Wednesday, June 5, 2013
On a weekend visit to Central Virginia, with stops at the homes of President James Monroe and President Thomas Jefferson, two distinct sounds caught my attention, one subtle the other raucous.
While walking a portion of Monroe's 535-acre Ash Lawn estate, I heard the call of a quail. It was beautiful and distinctly rural, and it made my heart leap. We simply no longer hear quail where we live in Southwest Virginia. They are all but gone, their calls almost as rare as a lion's roar; an elephant's bugle.
At both Ash Lawn and Jefferson's neighboring Monticello, we also heard the offensive and shrill sound of swarms of cicadas. Someone said the noise they create is like Tinnitus magnified 100 times, but I am not one to whine about their whining.
The sound of cicadas, for me, is the invitation to some great fishing. Find a stream, lake or pond where a hatch is underway in shoreline foliage and you are onto some great surface fishing with a fly rod or lightweight spinning outfit. Even carp and catfish give up their muckraking ways to become surface feeders when cicadas-sometimes called locust-are around. Every bug provides a mouthful of protein for fish.
I regret that I have not heard the loud, synchronized mating calls of cicadas this year in the area where I live. Last year I fished a modest hatch at Carvins Cove, a Roanoke Valley water supply impoundment.
Central Virginia is a place to be this year if you want to fish a cicada hatch. I am told this gang of pests is part of the 17-year Brood II, which is stretching from North Carolina through Southside, Central and Northern Virginia all the way to Connecticut.

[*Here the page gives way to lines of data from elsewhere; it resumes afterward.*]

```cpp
template <class K>
static inline int resident_blocks_per_cu(K kernel, int threads, size_t lds) {
  static std::mutex mu;
  static std::map<std::tuple<const void*, int, size_t, int>, int> cache;
  int dev = 0;
  if (hipGetDevice(&dev) != hipSuccess) return 1;
  std::lock_guard<std::mutex> lock(mu);
  const auto key = std::make_tuple((const void*)kernel, threads, lds, dev);
  auto it = cache.find(key);
  if (it != cache.end()) return it->second;
  int n = 0;
  if (hipOccupancyMaxActiveBlocksPerMultiprocessor(&n, (const void*)kernel, threads, lds) != hipSuccess || n < 1) n = 1;
  hipFuncAttributes fa;
  if (hipFuncGetAttributes(&fa, (const void*)kernel) == hipSuccess) {
    const size_t per_wg = ((lds + fa.sharedSizeBytes + 511) / 512) * 512;
    if (per_wg > 0) { const int by_lds = (int)((160 * 1024) / per_wg); if (by_lds >= 1 && by_lds < n) n = by_lds; }
    const int regs = ((fa.numRegs > 0 ? fa.numRegs : 1) + 7) / 8 * 8;
    int waves_per_simd = 512 / regs; if (waves_per_simd > 8) waves_per_simd = 8;
    const int by_regs = waves_per_simd * 4 / ((threads + 63) / 64);
    if (by_regs >= 1 && by_regs < n) n = by_regs;
  }
  cache[key] = n;
  return n;
}

// ... 60 lines not shown
```

cnf_ot_amd/csrc/cnf_device.h:

```cpp
#pragma once

#include <hip/hip_runtime.h>
#include <stdint.h>
#include <type_traits>

namespace cnf {

typedef float v2f __attribute__((ext_vector_type(2)));
typedef int v2i __attribute__((ext_vector_type(2)));

typedef const float __attribute__((address_space(4)))* uniform_ptr;

__device__ __forceinline__ uniform_ptr as_uniform(const float* p) { return (uniform_ptr)p; }

__device__ __forceinline__ uniform_ptr launder(uniform_ptr p) {
  asm volatile("" : "+s"(p));
  return p;
}

enum TabField {
  F_X0 = 0, F_Y0, F_BW, F_BH, F_IBW, F_IBH, F_S, F_ST, F_D0, F_D1, F_L2S,
  F_XK,
  F_YK,
  F_TAIL,
// ... 111 lines not shown
  static __device__ __forceinline__ v2f div(v2f a, v2f b) { return v2f{a.x / b.x, a.y / b.y}; }
  static __device__ __forceinline__ v2f sqrt(v2f x) { return v2f{sqrtf(x.x), sqrtf(x.y)}; }
};

constexpr float LOG2E = 1.44269502162933349609375f;
constexpr float LN2 = 0.693147182464599609375f;
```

So if you hear them, grab your fishing rod. Cruse the shoreline looking for carp sucking insects off the surface, like a poor-man's bonefish. Stalk them carefully. Cast an imitation to the dimples or to the yellow mouth of the carp. The fly/lure doesn't have to closely match the hatch. I do like a bit or bright orange or red on my offerings, to match the bug's brilliant red eyes and reddish-orange wings. You can use paint to get the pattern you want.
Popping bugs work great on a fly rod. I especially like sponge-bodied spiders with rubber-ban legs. A productive spinning rod lure is the Arbogast Hocus Locust.
Go have some fun. I hope to see you on the water. This is the kind of fishing you can share.
You say you wouldn't be caught dead fishing for carp? That's because you've never hooked one of the wide-bodied jobs on lightweight tackle.
I have been fishing cicada hatches for years, thinking each one is my last, since they are supposed to occur only every 13 or 17 years. That is a long time when you reach my age. But they keep on coming and I keep on fishing.
Now if I could just hear more quail.